Before we can look ahead into H2 2019, and the top trends to watch out for in Fintech, we need to rewind and take a look back at 2018. According to a market report by CBInsights, global fintech financing hit a new record topping $39 billion in 2018. Although VC-backed fintech deals declined in Q4’18, they remain above 2017 levels.
The report titled 2019 Fintech Trends To Watch highlighted that Fintech is happening on a global scale with deals outside of core markets (US, UK, and China) accounting for 39% of deals – Fintech deal hubs are starting to emerge globally. The US remained the top market for deals with 659 investments worth $11.89B funding, both a new annual high. However, the report found that Asia made a run at the US as the top market for fintech with a surge in early-stage and mega-round investments: Asia saw the biggest boost in deals, growing 38% YOY and a record level of funding raising $22.65B across 516 deals.
So, according to CBInsights, what can we expect to see in 2019?
1. The battle for deposits
Fintech firms are becoming more aggressive in expanding their lines of business beyond their initial use case. Fintech startups are rebundling products and services ahead of their maturing customer base moving from mono-line to multi-line.
2. Fintech firms up focus on regulatory compliance
Emboldened regulators globally are 1) Cracking down on bad actors – As startups look to launch new products, it will be essential for fintech challengers (and incumbents) to continue to build inroads with regulators to avoid roadblocks, and 2) Collaborating and spreading innovation – Regulators globally have been actively promoting innovation and embracing tech to break up local banking monopolies. Regulatory support has lowered the barriers for startups to enter markets.
3. Southeast Asia sees hotbed of fintech activity
Fintech in Southeast Asia is heating up with record year for deals and funding – up 143% YOY. Southeast Asia fintech startups are attracting bigger financings and foreign investors.
4. The next Ant Financial & WeChat Pay
QR codes are the entry point to digital payments.
5. Unbundling the paycheck
Household debt balances have accelerated and total over $13 trillion. First, startups went direct to consumer to head off debt. Fintech firms are unbundling the paycheck to alleviate and prevent predatory debt. Startups are partnering with employers to offer salary-linked benefits.

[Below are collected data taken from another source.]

template <bool U8, bool RANGE = false, bool F8OUT = true>
__global__ __launch_bounds__(256, 1) void vt_conv_fp8_kernel(const float* __restrict__ x, long n,
                                                             const u32x8* __restrict__ wq, const u32x4* __restrict__ a1q,
                                                             const float* __restrict__ b2, void* __restrict__ feat_out,
                                                             long hop2, float scale, unsigned scale_b_e8m0, float feat_divisor) {
    using FeatT = typename std::conditional<F8OUT, unsigned char, unsigned short>::type;
    FeatT* __restrict__ feat = static_cast<FeatT*>(feat_out);
    extern __shared__ __attribute__((aligned(16))) unsigned char smem[];
    unsigned* img = reinterpret_cast<unsigned*>(smem);
    const int tid = threadIdx.x, lane = tid & 63;
    const int q = __builtin_amdgcn_readfirstlane(tid >> 6);
    const int nl = lane & 15, g = lane >> 4;

    Fp8State st;
#pragma unroll
    for (int i = 0; i < kF8Frags; ++i) {
        const u32x8 w = wq[(q * kF8Frags + i) * 64 + lane];
        if (i < kF8NV) { st.Wv[i] = w; asm volatile("" : "+v"(st.Wv[i])); }
        else { st.Wa[i - kF8NV] = w; asm volatile("" : "+a"(st.Wa[i - kF8NV])); }
    }
    st.A1[0] = a1q[(q * 2 + 0) * 64 + lane];
    st.A1[1] = a1q[(q * 2 + 1) * 64 + lane];
    asm volatile("s_setreg_imm32_b32 hwreg(HW_REG_MODE, 23, 1), 1");
// ... 29 lines not shown
#pragma unroll
    for (int d = 0; d < 8; ++d) st.Bf[0][d] = st.Bf[1][d] = 0u;

    for (int i = tid; i < 2 * kSImgWords; i += 256) img[i] = ((((i / kS) & 63) >= 32) && ((i % kS) & 1)) ? 0x3F803F80u : 0u;
    __syncthreads();
    const long ngroups = (n + 15) >> 4;
    long grp = blockIdx.x;
    if (grp < ngroups)
        for (int k = 0; k < 4; ++k) sch_stage_write(k, stage_decode<U8>(stage_load<U8>(k, x, n, grp * 16, tid, hop2), tid, scale), n, grp * 16, img, tid);
    __syncthreads();
    const int rng = RANGE ? (int)blockIdx.y : 0;
    const int S = 12 * rng;
    const int wlo = rng ? S + 2 : 0;

    int buf = 0;
    for (; grp < ngroups; grp += gridDim.x, buf ^= 1) {
        st.im_addr = img_lds + (buf * kSImgWords + lane * kS) * 4;
        FeatT* fbase = feat + (grp * 16 + fs) * (long)(kW2 * kC2);
        const long gnext = RANGE ? ngroups : grp + gridDim.x;
        f32x4 acc[3][5];
        {
            const u32x4 zero = u32x4{0u, 0u, 0u, 0u};
#pragma unroll
            for (int b = 0; b < 5; ++b) {
                asm volatile("s_nop 1\n\tv_mfma_f32_16x16x32_bf16 %0, %1, %1, %2" : "=&a"(acc[0][b]) : "v"(zero), "a"(st.bias[b]));
                asm volatile("v_mfma_f32_16x16x32_bf16 %0, %1, %1, %2" : "=&a"(acc[1][b]) : "v"(zero), "a"(st.bias[b]));
            }
        }
        sch_load_even<0>(st, st.im_addr + (S >> 2) * 16);
        sch_load_odd(st, st.im_addr + (S >> 2) * 16 + 8);
        sch_wait_lds(st);
        sch_conv1_mfma<0, 0, 0>(st); sch_conv1_mfma<0, 0, 1>(st);
        asm volatile("s_nop 7\n\ts_nop 7\n\ts_nop 7\n\ts_nop 7\n\ts_nop 7\n\ts_nop 7\n\ts_nop 7\n\ts_nop 7" : "+v"(st.X[0]), "+v"(st.X[1]));
        [&]<int... K>(std::integer_sequence<int, K...>) { (f8_pkb<K>(st), ...); }(std::make_integer_sequence<int, 16>{});
        [&]<int... K>(std::integer_sequence<int, K...>) { (f8_cvt<0, K>(st), ...); }(std::make_integer_sequence<int, 16>{});
        asm volatile("s_nop 1");

        f8_step<0, true, false, RANGE, F8OUT>(st, S, q, fbase, acc, wlo);
        const int iters = RANGE ? (rng < 10 ? 1 : 0) : 10;
        int v = S + 1;
        typename StageRaw<U8>::type sv{};
        for (int it = 0; it < iters; ++it, v += 12) {
            if constexpr (!RANGE) {
                if (it >= 6 && gnext < ngroups) sch_stage_write(it - 6, stage_decode<U8>(sv, tid, scale), n, gnext * 16, img + (buf ^ 1) * kSImgWords, tid);
                if (it >= 5 && it < 9 && gnext < ngroups) sv = stage_load<U8>(it - 5, x, n, gnext * 16, tid, hop2);
            }
            f8_step<1, false, false, RANGE, F8OUT>(st, v + 0, q, fbase, acc, wlo);
            f8_step<2, false, false, RANGE, F8OUT>(st, v + 1, q, fbase, acc, wlo);
            f8_step<3, false, false, RANGE, F8OUT>(st, v + 2, q, fbase, acc, wlo);
            f8_step<4, false, false, RANGE, F8OUT>(st, v + 3, q, fbase, acc, wlo);
            f8_step<5, false, false, RANGE, F8OUT>(st, v + 4, q, fbase, acc, wlo);
            f8_step<6, false, false, RANGE, F8OUT>(st, v + 5, q, fbase, acc, wlo);
            f8_step<7, false, false, RANGE, F8OUT>(st, v + 6, q, fbase, acc, wlo);
            f8_step<8, false, false, RANGE, F8OUT>(st, v + 7, q, fbase, acc, wlo);
            f8_step<9, false, false, RANGE, F8OUT>(st, v + 8, q, fbase, acc, wlo);
            f8_step<10, false, false, RANGE, F8OUT>(st, v + 9, q, fbase, acc, wlo);
            f8_step<11, false, false, RANGE, F8OUT>(st, v + 10, q, fbase, acc, wlo);
            f8_step<0, false, false, RANGE, F8OUT>(st, v + 11, q, fbase, acc, wlo);
        }
        const int vt = RANGE ? v : 121;
// ... 45 lines not shown
        asm volatile("s_nop 7\n\ts_nop 7");
        sch_part_write<0, 0>(st, acc[1][0]); sch_part_write<0, 1>(st, acc[1][1]); sch_part_write<0, 2>(st, acc[1][2]);
        sch_part_write<0, 3>(st, acc[1][3]); sch_part_write<0, 4>(st, acc[1][4]);
        asm volatile("s_waitcnt lgkmcnt(0)\n\ts_barrier" ::: "memory");
        sch_red_load<0>(st);
        asm volatile("" ::"a"(acc[1][0]), "a"(acc[1][1]), "a"(acc[1][2]), "a"(acc[1][3]), "a"(acc[1][4]));
        finish_store(Even{}, 130);
        sch_part_write<1, 0>(st, acc[2][0]); sch_part_write<1, 1>(st, acc[2][1]); sch_part_write<1, 2>(st, acc[2][2]);
        sch_part_write<1, 3>(st, acc[2][3]); sch_part_write<1, 4>(st, acc[2][4]);
        asm volatile("s_waitcnt lgkmcnt(0)\n\ts_barrier" ::: "memory");
        sch_red_load<1>(st);
        asm volatile("" ::"a"(acc[2][0]), "a"(acc[2][1]), "a"(acc[2][2]), "a"(acc[2][3]), "a"(acc[2][4]));
        finish_store(Last{}, 131);
        __syncthreads();
    }
}

}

6. New investment platforms and asset classes
Fintech is democratising investing.
1) Alternative access to investing – The first wave of investing apps lowered the barriers for investors to access existing markets with tech.
2) Access to new assets – Startups are now looking to lower barriers to enter alternative asset classes and creating new commercially available assets.
3) New investing models to tap existing assets – In tandem, startups are creating next-gen investment platforms that are focused on creating new methodologies to access alternative asset classes.
7. Fintech meets real estate
2018 saw the tech landscape in real estate expand. Deals flowed across the commercial and residential real estate markets. Broad investment themes included platformification, digitisation, and portfolio optimisation. 2019 will see these companies look to take advantage of consumer demand and supply of residential properties, and investor demand for portfolio exposure and diversification.
8. Rise of impact fintech
“Going green” is not new, but there is renewed demand driving how ESG scales.
1) Sustainability is a global priority – Tech companies are jumping to head off concerns over the health of the environment, sustainability, and corporate governance (ESG). Upcoming initiatives will turn up the heat on companies to prove countries are progressing positively.
2) Markets & Economy – Tech companies are tapping into the ESG and impact investing space which have seen an uptick in inflows and are gaining traction among economists and investors. Market volatility could drive more inflows into impact investments and position impact fintech firms to bring standardisation to investment criteria.
3) Demographic shifts – Startups are creating next-gen wealth management platforms for the next generation of investors who increasingly want investment portfolios that align with their values. To grow distribution and increase engagement, fintechs with scale could look to tap into ESG and impact investing.
9. Lack of fintech M&A by banks continues
European banks are challenging back. In H1’18, competition between high street banks and well-funded challengers continued to heat up. While incumbents look to boost their digital capabilities, challenger banks are growing market share and their global footprint. As predicted, fresh off mega- round ($100M+) investments and unicorn designations, N26, Monzo, and Revolut all announced plans build out their US operations.
10. No-go for fintech IPOs
2018 started the year with 25 unicorns valued at $75.9 billion. Despite hype, only three fintech unicorns went public.